● Material supplied:
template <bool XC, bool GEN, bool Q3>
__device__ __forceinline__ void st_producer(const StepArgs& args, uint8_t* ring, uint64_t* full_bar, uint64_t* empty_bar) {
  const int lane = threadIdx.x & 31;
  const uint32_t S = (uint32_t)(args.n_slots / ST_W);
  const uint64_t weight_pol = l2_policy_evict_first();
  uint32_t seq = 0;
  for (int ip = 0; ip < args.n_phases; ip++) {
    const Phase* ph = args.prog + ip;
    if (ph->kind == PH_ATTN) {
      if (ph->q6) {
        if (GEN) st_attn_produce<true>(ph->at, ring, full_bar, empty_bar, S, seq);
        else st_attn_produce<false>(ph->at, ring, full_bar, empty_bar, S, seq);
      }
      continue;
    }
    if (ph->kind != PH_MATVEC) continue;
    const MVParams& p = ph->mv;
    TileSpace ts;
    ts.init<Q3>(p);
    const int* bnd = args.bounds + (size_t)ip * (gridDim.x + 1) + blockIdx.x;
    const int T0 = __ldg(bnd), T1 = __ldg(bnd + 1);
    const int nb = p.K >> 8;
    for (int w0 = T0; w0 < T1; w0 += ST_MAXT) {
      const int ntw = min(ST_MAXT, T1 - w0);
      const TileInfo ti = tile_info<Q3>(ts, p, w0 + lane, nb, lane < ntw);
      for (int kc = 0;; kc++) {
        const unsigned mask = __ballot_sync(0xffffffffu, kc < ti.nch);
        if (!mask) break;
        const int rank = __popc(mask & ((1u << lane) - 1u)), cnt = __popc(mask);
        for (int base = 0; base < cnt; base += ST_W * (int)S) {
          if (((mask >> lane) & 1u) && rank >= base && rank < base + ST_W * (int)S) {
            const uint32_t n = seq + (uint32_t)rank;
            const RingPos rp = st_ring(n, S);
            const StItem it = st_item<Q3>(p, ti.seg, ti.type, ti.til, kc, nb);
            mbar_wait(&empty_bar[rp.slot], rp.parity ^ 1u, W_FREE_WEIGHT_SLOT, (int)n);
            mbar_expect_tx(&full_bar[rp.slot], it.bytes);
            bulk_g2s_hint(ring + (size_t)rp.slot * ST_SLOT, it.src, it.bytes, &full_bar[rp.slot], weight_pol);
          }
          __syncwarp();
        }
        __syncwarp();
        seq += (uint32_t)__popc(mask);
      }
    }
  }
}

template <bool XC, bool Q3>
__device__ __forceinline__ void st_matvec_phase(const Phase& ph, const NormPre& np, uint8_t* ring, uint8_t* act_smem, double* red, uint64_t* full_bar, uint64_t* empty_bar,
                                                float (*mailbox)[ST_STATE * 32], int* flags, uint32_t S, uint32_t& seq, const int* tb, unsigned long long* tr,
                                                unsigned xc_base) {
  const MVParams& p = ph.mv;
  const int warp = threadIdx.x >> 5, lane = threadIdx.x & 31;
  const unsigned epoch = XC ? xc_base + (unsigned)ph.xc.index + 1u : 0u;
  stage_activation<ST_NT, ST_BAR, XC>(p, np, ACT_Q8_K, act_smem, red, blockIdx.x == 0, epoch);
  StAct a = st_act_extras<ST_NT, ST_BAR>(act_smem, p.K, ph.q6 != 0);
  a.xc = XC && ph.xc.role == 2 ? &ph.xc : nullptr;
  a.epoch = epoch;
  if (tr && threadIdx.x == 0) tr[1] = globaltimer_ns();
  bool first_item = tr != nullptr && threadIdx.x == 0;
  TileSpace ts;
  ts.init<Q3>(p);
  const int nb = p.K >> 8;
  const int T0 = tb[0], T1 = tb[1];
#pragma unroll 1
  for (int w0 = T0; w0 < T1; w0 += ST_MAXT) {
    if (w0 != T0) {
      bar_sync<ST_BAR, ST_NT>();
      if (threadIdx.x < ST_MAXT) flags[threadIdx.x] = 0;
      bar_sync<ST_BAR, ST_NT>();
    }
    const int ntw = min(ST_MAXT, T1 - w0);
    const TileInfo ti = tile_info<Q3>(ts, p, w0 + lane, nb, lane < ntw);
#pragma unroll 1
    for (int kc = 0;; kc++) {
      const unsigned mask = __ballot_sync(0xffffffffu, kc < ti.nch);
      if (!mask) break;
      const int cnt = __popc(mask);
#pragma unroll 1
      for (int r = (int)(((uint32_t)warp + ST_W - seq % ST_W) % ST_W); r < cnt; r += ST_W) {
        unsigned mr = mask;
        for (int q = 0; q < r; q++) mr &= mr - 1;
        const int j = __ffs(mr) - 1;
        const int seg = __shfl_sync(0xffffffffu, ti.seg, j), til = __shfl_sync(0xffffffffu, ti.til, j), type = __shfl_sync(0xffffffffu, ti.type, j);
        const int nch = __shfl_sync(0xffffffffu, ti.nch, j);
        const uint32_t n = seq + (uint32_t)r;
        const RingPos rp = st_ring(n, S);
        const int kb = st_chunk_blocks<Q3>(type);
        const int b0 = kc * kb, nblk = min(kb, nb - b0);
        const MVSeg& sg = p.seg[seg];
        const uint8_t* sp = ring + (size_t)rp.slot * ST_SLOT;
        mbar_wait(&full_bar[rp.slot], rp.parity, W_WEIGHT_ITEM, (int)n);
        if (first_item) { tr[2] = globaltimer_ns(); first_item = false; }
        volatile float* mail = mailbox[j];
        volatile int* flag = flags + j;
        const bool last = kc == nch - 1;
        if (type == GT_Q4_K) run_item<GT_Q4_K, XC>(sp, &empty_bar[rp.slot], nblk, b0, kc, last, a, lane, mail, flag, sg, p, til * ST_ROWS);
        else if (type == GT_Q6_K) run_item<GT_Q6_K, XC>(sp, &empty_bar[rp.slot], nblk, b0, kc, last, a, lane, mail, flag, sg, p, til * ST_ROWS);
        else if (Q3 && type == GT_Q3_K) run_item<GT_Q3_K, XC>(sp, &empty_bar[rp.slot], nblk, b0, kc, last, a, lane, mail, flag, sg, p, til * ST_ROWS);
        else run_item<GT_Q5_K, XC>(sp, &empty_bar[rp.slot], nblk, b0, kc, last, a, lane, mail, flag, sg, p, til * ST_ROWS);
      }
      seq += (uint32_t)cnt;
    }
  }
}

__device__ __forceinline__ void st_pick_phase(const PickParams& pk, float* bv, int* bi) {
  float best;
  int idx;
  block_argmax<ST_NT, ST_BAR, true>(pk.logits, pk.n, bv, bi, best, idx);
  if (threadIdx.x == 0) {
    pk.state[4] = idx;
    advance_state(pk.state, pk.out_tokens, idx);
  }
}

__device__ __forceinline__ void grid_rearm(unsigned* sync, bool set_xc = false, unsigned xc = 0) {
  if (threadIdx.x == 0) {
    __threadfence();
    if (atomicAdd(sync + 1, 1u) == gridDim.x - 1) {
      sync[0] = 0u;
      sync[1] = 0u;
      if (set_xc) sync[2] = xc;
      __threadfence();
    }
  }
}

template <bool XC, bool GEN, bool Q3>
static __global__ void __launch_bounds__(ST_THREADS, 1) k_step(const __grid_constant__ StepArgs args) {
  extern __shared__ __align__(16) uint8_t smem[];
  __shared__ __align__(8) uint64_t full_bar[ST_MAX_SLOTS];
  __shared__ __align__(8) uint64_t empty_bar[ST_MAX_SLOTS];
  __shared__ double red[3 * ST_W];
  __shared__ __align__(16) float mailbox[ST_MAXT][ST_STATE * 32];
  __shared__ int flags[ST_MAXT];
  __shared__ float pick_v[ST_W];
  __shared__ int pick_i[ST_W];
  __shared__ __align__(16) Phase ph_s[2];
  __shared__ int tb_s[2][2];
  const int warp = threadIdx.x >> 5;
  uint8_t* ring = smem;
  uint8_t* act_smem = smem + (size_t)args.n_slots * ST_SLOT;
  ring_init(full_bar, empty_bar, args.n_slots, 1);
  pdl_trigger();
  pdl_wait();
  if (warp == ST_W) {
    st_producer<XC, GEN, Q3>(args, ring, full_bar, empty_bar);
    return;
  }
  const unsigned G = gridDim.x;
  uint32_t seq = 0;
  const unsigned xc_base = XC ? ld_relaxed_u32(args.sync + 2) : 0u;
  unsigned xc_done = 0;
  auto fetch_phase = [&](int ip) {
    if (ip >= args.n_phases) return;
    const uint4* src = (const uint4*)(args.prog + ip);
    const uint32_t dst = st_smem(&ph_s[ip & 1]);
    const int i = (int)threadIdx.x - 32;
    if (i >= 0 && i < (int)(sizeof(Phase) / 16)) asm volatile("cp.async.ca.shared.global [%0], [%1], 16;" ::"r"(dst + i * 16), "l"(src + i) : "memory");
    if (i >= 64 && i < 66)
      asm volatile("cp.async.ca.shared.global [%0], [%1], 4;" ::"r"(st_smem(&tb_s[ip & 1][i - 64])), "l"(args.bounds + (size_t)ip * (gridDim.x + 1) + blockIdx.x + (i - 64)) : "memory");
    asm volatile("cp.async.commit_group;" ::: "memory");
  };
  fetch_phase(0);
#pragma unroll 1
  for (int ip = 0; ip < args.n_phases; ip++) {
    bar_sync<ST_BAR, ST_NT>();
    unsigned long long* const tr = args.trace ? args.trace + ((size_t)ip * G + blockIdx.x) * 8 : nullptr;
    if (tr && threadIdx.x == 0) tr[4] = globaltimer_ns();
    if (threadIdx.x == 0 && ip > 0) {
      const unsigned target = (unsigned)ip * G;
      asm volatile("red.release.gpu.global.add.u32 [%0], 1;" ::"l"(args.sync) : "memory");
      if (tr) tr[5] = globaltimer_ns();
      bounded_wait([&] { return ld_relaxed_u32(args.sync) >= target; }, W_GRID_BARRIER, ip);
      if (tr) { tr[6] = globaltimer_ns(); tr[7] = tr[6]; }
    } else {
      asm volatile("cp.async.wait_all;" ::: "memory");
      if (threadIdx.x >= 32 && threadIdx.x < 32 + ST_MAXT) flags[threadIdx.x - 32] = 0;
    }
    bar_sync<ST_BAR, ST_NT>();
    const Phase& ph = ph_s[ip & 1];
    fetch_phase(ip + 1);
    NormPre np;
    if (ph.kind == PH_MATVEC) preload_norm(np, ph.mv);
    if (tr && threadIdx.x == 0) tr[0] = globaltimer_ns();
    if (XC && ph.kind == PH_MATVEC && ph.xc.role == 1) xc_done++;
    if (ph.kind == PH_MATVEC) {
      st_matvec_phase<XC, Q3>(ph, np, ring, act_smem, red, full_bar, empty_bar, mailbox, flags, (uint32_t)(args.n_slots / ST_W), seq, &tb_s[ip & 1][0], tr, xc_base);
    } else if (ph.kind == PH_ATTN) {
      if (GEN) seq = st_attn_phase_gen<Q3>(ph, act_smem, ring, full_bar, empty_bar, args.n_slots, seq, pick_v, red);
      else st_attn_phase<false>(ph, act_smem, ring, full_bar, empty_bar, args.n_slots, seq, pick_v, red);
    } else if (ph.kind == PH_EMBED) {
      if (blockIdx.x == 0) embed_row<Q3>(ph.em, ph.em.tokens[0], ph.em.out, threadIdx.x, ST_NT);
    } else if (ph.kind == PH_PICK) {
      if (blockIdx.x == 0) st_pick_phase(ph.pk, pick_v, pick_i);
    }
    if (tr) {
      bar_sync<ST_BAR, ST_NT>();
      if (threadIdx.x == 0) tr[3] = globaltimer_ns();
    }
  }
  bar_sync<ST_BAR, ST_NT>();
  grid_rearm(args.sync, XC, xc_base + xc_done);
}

● Exercise requirements: With the line that has "if (i >= 64 && i < 66)" as the first and the line that has "if (tr && threadIdx.x == 0) tr[4]" as the last, repeat exactly that run of lines above and no more.

● Output of the task:
    if (i >= 64 && i < 66)
      asm volatile("cp.async.ca.shared.global [%0], [%1], 4;" ::"r"(st_smem(&tb_s[ip & 1][i - 64])), "l"(args.bounds + (size_t)ip * (gridDim.x + 1) + blockIdx.x + (i - 64)) : "memory");
    asm volatile("cp.async.commit_group;" ::: "memory");
  };
  fetch_phase(0);
#pragma unroll 1
  for (int ip = 0; ip < args.n_phases; ip++) {
    bar_sync<ST_BAR, ST_NT>();
    unsigned long long* const tr = args.trace ? args.trace + ((size_t)ip * G + blockIdx.x) * 8 : nullptr;
    if (tr && threadIdx.x == 0) tr[4] = globaltimer_ns();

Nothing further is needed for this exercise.